• [Assigned task]:
Among the records below, find the lines that contain "blockIdx" and copy each of them.

- - - - - - -

__global__ void __launch_bounds__(128)
temporal_attention_kernel(const __nv_bfloat16* __restrict__ qkv, __nv_bfloat16* __restrict__ out, int C, int N,
                          int H, int dh, long long ld_qkv, long long ld_out, float scale,
// ... 545 lines not shown
      }
    }
  }
#pragma unroll
  for (int g = 0; g < kG; ++g) {
    if (lane == 0) {
      s_m[warp][g] = m[g];
      s_l[warp][g] = l[g];
    }
    if (kLanes == 32 || lane < kLanes) {
#pragma unroll
      for (int i = 0; i < kEpl; ++i) s_acc[warp][g][lane * kEpl + i] = acc[g][i];
    }
  }
  __syncthreads();
  for (int idx = threadIdx.x; idx < kG * kDh; idx += blockDim.x) {
    const int g = idx / kDh, e = idx - g * kDh;
    float gm = -INFINITY;
#pragma unroll
    for (int w = 0; w < kFaWarps; ++w) gm = fmaxf(gm, s_m[w][g]);
    float gl = 0.f, o = 0.f;
#pragma unroll
    for (int w = 0; w < kFaWarps; ++w) {
      if (s_m[w][g] != -INFINITY) {
        const float f = __expf(s_m[w][g] - gm);
        gl += s_l[w][g] * f;
        o += s_acc[w][g][e] * f;
      }
    }
    a.out[(long long)b * a.ldo + (long long)(hk * kG + g) * kDh + e] = __float2bfloat16(o / gl);
  }
}

template <int kDh, int kG, bool kInd, bool kWin = false>
__global__ void __launch_bounds__(256)
fused_decode_attention_split_kernel(const FusedArgsT<kInd, kWin> a) {
  namespace cg = cooperative_groups;
  cg::cluster_group cluster = cg::this_cluster();
  constexpr int kW = 8;
  constexpr int kEpl = PvMap<kDh>::kEpl;
  constexpr int kLanes = PvMap<kDh>::kLanes;
  constexpr int kVw = (kEpl + 1) / 2;
  const int S = (int)gridDim.z, rank = (int)blockIdx.z;
  const int hk = blockIdx.x, b = blockIdx.y;
  const int warp = threadIdx.x >> 5, lane = threadIdx.x & 31;
  const int le = kLanes == 32 ? lane : min(lane, kLanes - 1);
  asm volatile("griddepcontrol.launch_dependents;" ::: "memory");
  const int pos = a.pos_dev ? a.pos_dev[a.pos_per_seq ? b : 0] : a.pos_host;
  const int T = min(pos + 1, a.Tmax);
  const int lo = window_lo<kWin>(a, pos);
  __shared__ __align__(16) float s_q[kG][kDh];
  __shared__ __align__(16) __nv_bfloat16 s_knew[kDh];
  __shared__ __align__(16) __nv_bfloat16 s_vnew[kDh];
  __shared__ float s_m[kW][kG], s_l[kW][kG];
  __shared__ float s_acc[kW][kG][kDh];
  __shared__ float c_m[kG], c_l[kG];
  __shared__ __align__(16) float c_o[kG][kDh];

  const __nv_bfloat16* row = a.qkv + (long long)b * a.ldq;
  __nv_bfloat16* kbase = a.kc + ((long long)b * a.Hkv + hk) * a.Tmax * kDh;
  __nv_bfloat16* vbase = a.vc + ((long long)b * a.Hkv + hk) * a.Tmax * kDh;

  uint4 ku[kDh / 8];
  uint32_t vw[32][kVw];
  int t0 = (lo & ~31) + (warp * S + rank) * 32;
  const long long row_elems = (long long)a.Hkv * a.Tmax * kDh;
  auto request = [&](int base) {
    const int t = min(base + lane, T - 1);
    const long long dsrc = kv_src_delta<kInd>(a, b, t, pos, row_elems);
    const uint4* kr = reinterpret_cast<const uint4*>(kbase + (long long)t * kDh + dsrc);
#pragma unroll
    for (int c = 0; c < kDh / 8; ++c) ku[c] = kr[c];
#pragma unroll
    for (int jj = 0; jj < 32; ++jj) {
      const int tj = min(base + jj, T - 1);
      long long dj = 0;
      if constexpr (kInd) dj = __shfl_sync(0xffffffffu, dsrc, tj - base);
      const __nv_bfloat16* vp = vbase + (long long)tj * kDh + dj + le * kEpl;
      if constexpr (kEpl == 4) {
        const uint2 u = *reinterpret_cast<const uint2*>(vp);
        vw[jj][0] = u.x;
        vw[jj][1] = u.y;
      } else if constexpr (kEpl == 2) {
        vw[jj][0] = *reinterpret_cast<const uint32_t*>(vp);
      } else {
        vw[jj][0] = *reinterpret_cast<const unsigned short*>(vp);
      }
    }
  };
  if (t0 < T) request(t0);
  asm volatile("griddepcontrol.wait;" ::: "memory");

  for (int job = warp; job < kG + 2; job += kW) {
    if (job == kG) {
      norm_rope_head<kDh>(row + (long long)(a.Hq + hk) * kDh, a.k_norm_w, a.eps, a.inv_freq, pos, 1.f, nullptr, s_knew, lane);
      __syncwarp();
      if (rank == 0)
        for (int e = lane; e < kDh; e += 32) kbase[(long long)pos * kDh + e] = s_knew[e];
    } else if (job == kG + 1) {
      const __nv_bfloat16* v = row + (long long)(a.Hq + a.Hkv + hk) * kDh;
      for (int e = lane; e < kDh; e += 32) {
        const __nv_bfloat16 x = v[e];
        s_vnew[e] = x;
        if (rank == 0) vbase[(long long)pos * kDh + e] = x;
      }
    } else {
      norm_rope_head<kDh>(row + (long long)(hk * kG + job) * kDh, a.q_norm_w, a.eps, a.inv_freq, pos, a.scale, s_q[job],
                          nullptr, lane);
    }
  }
  __syncthreads();

  float m[kG], l[kG], acc[kG][kEpl];
#pragma unroll
  for (int g = 0; g < kG; ++g) {
    m[g] = -INFINITY;
    l[g] = 0.f;
#pragma unroll
    for (int i = 0; i < kEpl; ++i) acc[g][i] = 0.f;
  }
  while (t0 < T) {
    const int t = t0 + lane;
    if (t == pos) {
#pragma unroll
      for (int c = 0; c < kDh / 8; ++c) ku[c] = reinterpret_cast<const uint4*>(s_knew)[c];
    }
    float s[kG];
#pragma unroll
    for (int g = 0; g < kG; ++g) s[g] = 0.f;
#pragma unroll
    for (int c = 0; c < kDh / 8; ++c) {
      const __nv_bfloat162* h2 = reinterpret_cast<const __nv_bfloat162*>(&ku[c]);
      float kf[8];
#pragma unroll
      for (int j = 0; j < 4; ++j) {
        const float2 f2 = __bfloat1622float2(h2[j]);
        kf[2 * j] = f2.x;
        kf[2 * j + 1] = f2.y;
      }
#pragma unroll
      for (int g = 0; g < kG; ++g) {
        const float4 q0 = *reinterpret_cast<const float4*>(&s_q[g][c * 8]);
        const float4 q1 = *reinterpret_cast<const float4*>(&s_q[g][c * 8 + 4]);
        s[g] += kf[0] * q0.x + kf[1] * q0.y + kf[2] * q0.z + kf[3] * q0.w + kf[4] * q1.x + kf[5] * q1.y + kf[6] * q1.z +
                kf[7] * q1.w;
      }
    }
    float p[kG];
    const bool vis = t < T && (!kWin || t >= lo);
#pragma unroll
    for (int g = 0; g < kG; ++g) {
      if (!vis) s[g] = -INFINITY;
      const float mx = fmaxf(m[g], wmax(s[g]));
      const float corr = __expf(m[g] - mx);
      p[g] = vis ? __expf(s[g] - mx) : 0.f;
      l[g] = l[g] * corr + wsum(p[g]);
#pragma unroll
      for (int i = 0; i < kEpl; ++i) acc[g][i] *= corr;
      m[g] = mx;
    }
#pragma unroll
    for (int jj = 0; jj < 32; ++jj) {
      float vf[kEpl];
      if (t0 + jj == pos) {
#pragma unroll
        for (int i = 0; i < kEpl; ++i) vf[i] = __bfloat162float(s_vnew[le * kEpl + i]);
      } else if constexpr (kEpl == 4) {
        const float2 x = __bfloat1622float2(*reinterpret_cast<const __nv_bfloat162*>(&vw[jj][0]));
        const float2 y = __bfloat1622float2(*reinterpret_cast<const __nv_bfloat162*>(&vw[jj][1]));
        vf[0] = x.x; vf[1] = x.y; vf[2] = y.x; vf[3] = y.y;
      } else if constexpr (kEpl == 2) {
        const float2 x = __bfloat1622float2(*reinterpret_cast<const __nv_bfloat162*>(&vw[jj][0]));
        vf[0] = x.x; vf[1] = x.y;
      } else {
        vf[0] = __uint_as_float(vw[jj][0] << 16);
      }
#pragma unroll
      for (int g = 0; g < kG; ++g) {
        const float pj = __shfl_sync(0xffffffffu, p[g], jj);
#pragma unroll
        for (int i = 0; i < kEpl; ++i) acc[g][i] += pj * vf[i];
      }
    }
    t0 += S * kW * 32;
    if (t0 < T) request(t0);
  }
#pragma unroll
  for (int g = 0; g < kG; ++g) {
    if (lane == 0) {
      s_m[warp][g] = m[g];
      s_l[warp][g] = l[g];
    }
    if (kLanes == 32 || lane < kLanes) {
#pragma unroll
      for (int i = 0; i < kEpl; ++i) s_acc[warp][g][lane * kEpl + i] = acc[g][i];
    }
  }
  __syncthreads();
  for (int idx = threadIdx.x; idx < kG * kDh; idx += blockDim.x) {
    const int g = idx / kDh, e = idx - g * kDh;
    float gm = -INFINITY;
#pragma unroll
    for (int w = 0; w < kW; ++w) gm = fmaxf(gm, s_m[w][g]);
    float gl = 0.f, o = 0.f;
#pragma unroll
    for (int w = 0; w < kW; ++w) {
      if (s_m[w][g] != -INFINITY) {
        const float f = __expf(s_m[w][g] - gm);
        gl += s_l[w][g] * f;
        o += s_acc[w][g][e] * f;
      }
    }
    c_o[g][e] = o;
    if (e == 0) {
      c_m[g] = gm;
      c_l[g] = gl;
    }
  }
  cluster.sync();
  if (rank == 0) {
    for (int idx = threadIdx.x; idx < kG * kDh; idx += blockDim.x) {
      const int g = idx / kDh, e = idx - g * kDh;
      float gm = -INFINITY;
      for (int r = 0; r < S; ++r) gm = fmaxf(gm, *cluster.map_shared_rank(&c_m[g], r));
      float gl = 0.f, o = 0.f;
      for (int r = 0; r < S; ++r) {
        const float mr = *cluster.map_shared_rank(&c_m[g], r);
        if (mr != -INFINITY) {
          const float f = __expf(mr - gm);
          gl += *cluster.map_shared_rank(&c_l[g], r) * f;
          o += *cluster.map_shared_rank(&c_o[g][e], r) * f;
        }
      }
      a.out[(long long)b * a.ldo + (long long)(hk * kG + g) * kDh + e] = __float2bfloat16(o / gl);
    }
  }
  cluster.sync();
}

- - - - - - -

• [Response to the task]:
  const int S = (int)gridDim.z, rank = (int)blockIdx.z;
  const int hk = blockIdx.x, b = blockIdx.y;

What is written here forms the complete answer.